Tapping into the eRenovate.com database as a homeowner begins by creating a free account, and submitting anonymous details of your proposed project. Companies respond with an estimate on the job and additional comments delivered to you by email. This message also includes an Amazon-style star rating of the contractor, plus previous customer reviews. Although you won't find any crooks groping for your project here (bad guys never make it to the database in the first place), you can see at a glance just how happy previous clients have been. Homeowners who've used the system say it functions like an information power tool for folks too busy to properly research and screen prospective builders on their own.

One of the weaknesses that many homeowners have to deal with as they plunge into a renovation campaign is a lack of technical knowledge. How can anyone assess the various legitimate design and construction approaches without the right information? As eRenovate.com grows they've committed to building a free online library of technical articles so homeowners can learn what details should go into, say, a good ceramic tile job or a proper basement renovation or a great new hardwood floor. If this addition unfolds as planned, it'll be that much easier to sidestep the fate that befalls many who venture into home renovation projects unprepared.

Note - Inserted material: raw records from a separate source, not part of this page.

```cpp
int launch_pkeys_score(const StoreView &st, const void *queries, const uint32_t *d_pos, const uint32_t *d_off, uint32_t count,
                       uint32_t stride, float *part_s, uint32_t *part_i, hipStream_t stream) {
  const float *q = static_cast<const float *>(queries);
  if (st.bin)
    hipLaunchKernelGGL(hamming_pkeys_kernel, dim3((unsigned)(((uint64_t)count * stride + 255) / 256)), dim3(256), 0, stream,
                       reinterpret_cast<const uint32_t *>(st.base), static_cast<const uint32_t *>(queries), st.bin_chunks(), d_pos, d_off,
                       count, stride, part_s, part_i);
  else if (st.f16)
    hipLaunchKernelGGL(pkeys_score_kernel<true>, dim3(pkeys_score_blocks(count, stride)), dim3(256), 0, stream, st.base, q, st.dpad,
                       st.metric, d_pos, d_off, count, stride, part_s, part_i);
  else
    hipLaunchKernelGGL(pkeys_score_kernel<false>, dim3(pkeys_score_blocks(count, stride)), dim3(256), 0, stream, st.base, q, st.dpad,
                       st.metric, d_pos, d_off, count, stride, part_s, part_i);
  ZCHK(hipGetLastError());
  return 0;
}


int shadow_prep_queries(zvec_hip_ctx_s *ctx, const StoreView &twin, const void *d_queries, uint32_t count, hipStream_t stream) {
  ShadowScratch &sh = ctx->sh;
  ZRET(sh.q16.ensure((size_t)count * twin.dpad * sizeof(float)));
  ZRET(sh.qn16.ensure((size_t)count * sizeof(float)));
  ZRET(sh.qinfo.ensure((size_t)count * sizeof(f32x2)));
  hipLaunchKernelGGL(shadow_prep_queries_kernel, dim3((count + 3) / 4), dim3(256), 0, stream, reinterpret_cast<const float *>(d_queries),
                     count, twin.dim_in, twin.dscan, twin.dpad, sh.q16.as<float>(), sh.qn16.as<float>(), sh.qinfo.as<f32x2>());
  ZCHK(hipGetLastError());
  return 0;
}

int shadow_lists(zvec_hip_ctx_s *ctx, uint32_t count, uint32_t kp, SearchOut *pre) {
  ShadowScratch &sh = ctx->sh;
// ... 175 lines not shown
```

zvec_amd/csrc/api_types.inc.h:

```cpp

#define ZCHK(expr)                                                                               \
  do {                                                                                           \
    hipError_t _e = (expr);                                                                      \
    if (_e != hipSuccess) {                                                                      \
      fprintf(stderr, "[zvec_hip] %s failed: %s (%s:%d)\n", #expr, hipGetErrorString(_e),        \
              __FILE__, __LINE__);                                                               \
      return (_e == hipErrorOutOfMemory) ? ZVEC_HIP_ERR_NO_MEMORY : ZVEC_HIP_ERR_RUNTIME;        \
    }                                                                                            \
  } while (0)

#define ZRET(expr)            \
  do {                        \
    int _r = (expr);          \
    if (_r != 0) return _r;   \
  } while (0)

namespace {

constexpr size_t LDS_LIMIT = 160 * 1024;
constexpr int PROFILE_MAX = 8192;
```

According to a 2006 survey of homeowner experiences conducted by Opinion Research Corporation, a whopping 40% of homeowners who used a contractor in the past several years report shoddy workmanship as their #1 complaint. And while none of this is surprising, the Internet is one bright spot on the horizon. As the current state of trades training remains inadequate, and social prejudices continue to steer our most promising young people away from the trades, it's good to know that online tools are available to help homeowners separate the good from the bad. It's even better when a homegrown Canadian venture is at the heart of it.